### Exercise prompt:
Pull out of the data below the stretch of lines bounded by the one containing "int mslam_gauss_newton_calib(float* Twc, const" and the one containing "const int64_t* ii, const int64_t* jj, const", both bounds included, unchanged.

=======

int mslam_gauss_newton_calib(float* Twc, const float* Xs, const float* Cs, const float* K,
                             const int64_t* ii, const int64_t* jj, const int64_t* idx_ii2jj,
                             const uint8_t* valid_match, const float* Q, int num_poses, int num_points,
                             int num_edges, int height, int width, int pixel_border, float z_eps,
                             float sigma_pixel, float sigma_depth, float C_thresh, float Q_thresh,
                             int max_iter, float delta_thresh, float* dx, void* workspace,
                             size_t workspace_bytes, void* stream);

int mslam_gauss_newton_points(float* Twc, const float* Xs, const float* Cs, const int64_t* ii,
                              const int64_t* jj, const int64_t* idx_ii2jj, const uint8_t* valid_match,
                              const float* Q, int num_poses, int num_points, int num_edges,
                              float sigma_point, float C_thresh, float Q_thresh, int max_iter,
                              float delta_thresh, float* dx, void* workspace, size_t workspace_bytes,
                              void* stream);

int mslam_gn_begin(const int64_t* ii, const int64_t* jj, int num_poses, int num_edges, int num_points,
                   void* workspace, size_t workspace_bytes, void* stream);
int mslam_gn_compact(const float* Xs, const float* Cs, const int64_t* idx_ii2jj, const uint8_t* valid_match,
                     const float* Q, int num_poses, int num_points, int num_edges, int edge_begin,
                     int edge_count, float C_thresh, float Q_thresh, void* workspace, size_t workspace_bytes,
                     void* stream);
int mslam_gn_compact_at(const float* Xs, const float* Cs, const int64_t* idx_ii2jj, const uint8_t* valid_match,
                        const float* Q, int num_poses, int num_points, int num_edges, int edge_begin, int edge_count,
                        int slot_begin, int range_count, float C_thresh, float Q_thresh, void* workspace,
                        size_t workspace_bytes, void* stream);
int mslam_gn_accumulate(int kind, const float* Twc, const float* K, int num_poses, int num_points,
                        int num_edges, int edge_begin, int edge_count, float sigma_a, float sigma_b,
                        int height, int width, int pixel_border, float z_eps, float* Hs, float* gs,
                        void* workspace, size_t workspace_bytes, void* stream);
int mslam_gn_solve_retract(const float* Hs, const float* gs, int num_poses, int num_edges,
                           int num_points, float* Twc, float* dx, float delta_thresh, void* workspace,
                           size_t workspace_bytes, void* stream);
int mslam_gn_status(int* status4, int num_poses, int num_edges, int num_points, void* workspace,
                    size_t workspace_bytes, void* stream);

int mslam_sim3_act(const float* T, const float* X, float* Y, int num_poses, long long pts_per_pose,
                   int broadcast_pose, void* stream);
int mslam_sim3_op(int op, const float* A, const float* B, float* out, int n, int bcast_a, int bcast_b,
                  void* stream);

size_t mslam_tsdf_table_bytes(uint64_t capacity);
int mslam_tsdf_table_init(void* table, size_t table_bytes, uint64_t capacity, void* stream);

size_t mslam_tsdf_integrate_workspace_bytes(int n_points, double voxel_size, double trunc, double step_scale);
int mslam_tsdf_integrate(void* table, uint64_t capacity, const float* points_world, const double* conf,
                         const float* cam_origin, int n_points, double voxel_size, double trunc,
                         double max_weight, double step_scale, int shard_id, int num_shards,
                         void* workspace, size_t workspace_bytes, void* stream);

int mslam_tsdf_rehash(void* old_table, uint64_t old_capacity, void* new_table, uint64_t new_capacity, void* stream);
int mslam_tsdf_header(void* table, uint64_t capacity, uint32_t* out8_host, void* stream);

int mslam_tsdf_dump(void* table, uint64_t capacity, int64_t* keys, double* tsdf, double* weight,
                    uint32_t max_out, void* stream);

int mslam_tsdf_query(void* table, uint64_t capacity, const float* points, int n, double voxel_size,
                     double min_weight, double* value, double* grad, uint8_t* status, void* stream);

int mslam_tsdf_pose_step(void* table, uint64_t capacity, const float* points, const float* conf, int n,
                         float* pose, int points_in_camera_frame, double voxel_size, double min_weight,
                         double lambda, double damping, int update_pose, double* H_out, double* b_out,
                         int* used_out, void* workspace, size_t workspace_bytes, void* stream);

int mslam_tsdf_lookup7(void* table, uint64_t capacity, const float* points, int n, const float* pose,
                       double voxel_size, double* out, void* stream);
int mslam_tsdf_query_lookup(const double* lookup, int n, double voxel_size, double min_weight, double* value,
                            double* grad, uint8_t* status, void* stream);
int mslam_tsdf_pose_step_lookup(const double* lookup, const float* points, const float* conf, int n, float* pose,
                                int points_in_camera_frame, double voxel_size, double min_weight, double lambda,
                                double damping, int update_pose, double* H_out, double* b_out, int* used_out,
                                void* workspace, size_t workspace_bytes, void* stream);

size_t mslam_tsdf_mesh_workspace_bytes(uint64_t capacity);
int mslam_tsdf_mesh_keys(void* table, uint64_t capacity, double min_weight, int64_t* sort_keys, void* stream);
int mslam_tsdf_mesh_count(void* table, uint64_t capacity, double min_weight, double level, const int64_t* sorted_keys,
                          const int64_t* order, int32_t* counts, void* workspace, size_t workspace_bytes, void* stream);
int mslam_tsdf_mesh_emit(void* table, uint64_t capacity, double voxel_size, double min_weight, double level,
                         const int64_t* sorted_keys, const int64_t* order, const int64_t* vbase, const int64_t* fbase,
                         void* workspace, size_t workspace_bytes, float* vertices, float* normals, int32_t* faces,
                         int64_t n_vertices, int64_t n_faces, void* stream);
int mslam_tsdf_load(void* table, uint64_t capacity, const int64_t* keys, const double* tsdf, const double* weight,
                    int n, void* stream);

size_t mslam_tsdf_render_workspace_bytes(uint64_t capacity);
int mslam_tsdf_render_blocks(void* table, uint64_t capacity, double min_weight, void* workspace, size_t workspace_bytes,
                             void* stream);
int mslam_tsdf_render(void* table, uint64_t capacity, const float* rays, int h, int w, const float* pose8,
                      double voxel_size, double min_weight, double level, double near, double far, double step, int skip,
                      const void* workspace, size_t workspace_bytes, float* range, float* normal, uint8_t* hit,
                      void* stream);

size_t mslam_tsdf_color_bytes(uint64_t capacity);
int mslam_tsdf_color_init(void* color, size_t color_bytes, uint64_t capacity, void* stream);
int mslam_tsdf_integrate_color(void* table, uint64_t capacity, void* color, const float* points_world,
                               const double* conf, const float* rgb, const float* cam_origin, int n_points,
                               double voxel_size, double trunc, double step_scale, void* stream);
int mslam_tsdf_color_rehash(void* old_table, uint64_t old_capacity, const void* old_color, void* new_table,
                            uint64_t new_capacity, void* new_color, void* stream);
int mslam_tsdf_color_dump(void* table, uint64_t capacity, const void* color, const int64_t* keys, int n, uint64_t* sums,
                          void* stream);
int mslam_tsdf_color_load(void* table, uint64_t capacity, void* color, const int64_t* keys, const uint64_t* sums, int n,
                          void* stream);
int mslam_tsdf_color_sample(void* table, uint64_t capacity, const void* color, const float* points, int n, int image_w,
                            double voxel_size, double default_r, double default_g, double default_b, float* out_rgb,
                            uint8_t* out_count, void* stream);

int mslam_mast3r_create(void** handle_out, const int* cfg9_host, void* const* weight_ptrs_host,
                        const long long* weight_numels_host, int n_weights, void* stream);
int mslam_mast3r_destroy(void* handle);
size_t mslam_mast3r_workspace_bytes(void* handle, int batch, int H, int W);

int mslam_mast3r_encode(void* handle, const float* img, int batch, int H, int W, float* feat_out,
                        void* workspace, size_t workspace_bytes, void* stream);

=======

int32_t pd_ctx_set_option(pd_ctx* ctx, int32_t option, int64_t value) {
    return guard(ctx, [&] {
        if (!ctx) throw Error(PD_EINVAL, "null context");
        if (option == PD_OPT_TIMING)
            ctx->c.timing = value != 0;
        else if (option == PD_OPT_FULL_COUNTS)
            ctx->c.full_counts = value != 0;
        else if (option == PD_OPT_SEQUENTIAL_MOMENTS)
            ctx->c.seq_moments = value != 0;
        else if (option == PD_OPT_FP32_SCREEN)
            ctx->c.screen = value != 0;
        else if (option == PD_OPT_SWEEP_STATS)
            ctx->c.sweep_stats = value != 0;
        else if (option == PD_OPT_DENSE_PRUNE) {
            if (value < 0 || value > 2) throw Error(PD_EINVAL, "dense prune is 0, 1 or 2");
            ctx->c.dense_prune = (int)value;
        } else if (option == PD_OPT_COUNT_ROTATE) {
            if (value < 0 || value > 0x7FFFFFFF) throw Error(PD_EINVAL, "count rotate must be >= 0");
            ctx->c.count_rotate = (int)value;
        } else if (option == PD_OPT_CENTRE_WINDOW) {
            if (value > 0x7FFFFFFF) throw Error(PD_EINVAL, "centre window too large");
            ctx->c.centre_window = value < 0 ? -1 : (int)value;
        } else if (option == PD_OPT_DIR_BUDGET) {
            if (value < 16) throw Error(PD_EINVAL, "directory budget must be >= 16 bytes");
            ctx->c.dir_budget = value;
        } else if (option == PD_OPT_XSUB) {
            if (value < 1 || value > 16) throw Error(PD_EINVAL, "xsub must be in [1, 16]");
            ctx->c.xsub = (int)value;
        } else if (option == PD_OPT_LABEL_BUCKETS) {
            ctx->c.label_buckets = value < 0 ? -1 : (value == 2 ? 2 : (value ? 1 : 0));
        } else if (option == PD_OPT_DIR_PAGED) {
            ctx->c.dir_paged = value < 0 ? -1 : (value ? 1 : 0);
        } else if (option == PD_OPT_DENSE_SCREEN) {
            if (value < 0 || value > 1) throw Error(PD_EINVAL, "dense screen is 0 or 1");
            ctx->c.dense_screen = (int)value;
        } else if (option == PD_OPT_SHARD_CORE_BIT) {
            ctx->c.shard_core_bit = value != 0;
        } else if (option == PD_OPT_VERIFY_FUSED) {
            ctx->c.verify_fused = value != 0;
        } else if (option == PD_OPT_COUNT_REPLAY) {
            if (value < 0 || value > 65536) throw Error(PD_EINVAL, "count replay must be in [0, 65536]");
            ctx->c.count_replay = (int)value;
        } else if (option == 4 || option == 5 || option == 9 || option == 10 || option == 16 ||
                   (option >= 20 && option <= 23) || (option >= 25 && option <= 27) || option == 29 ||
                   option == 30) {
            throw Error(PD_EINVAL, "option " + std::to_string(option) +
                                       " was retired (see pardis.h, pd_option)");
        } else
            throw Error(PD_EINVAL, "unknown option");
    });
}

=======

### Task result:
int mslam_gauss_newton_calib(float* Twc, const float* Xs, const float* Cs, const float* K,
                             const int64_t* ii, const int64_t* jj, const int64_t* idx_ii2jj,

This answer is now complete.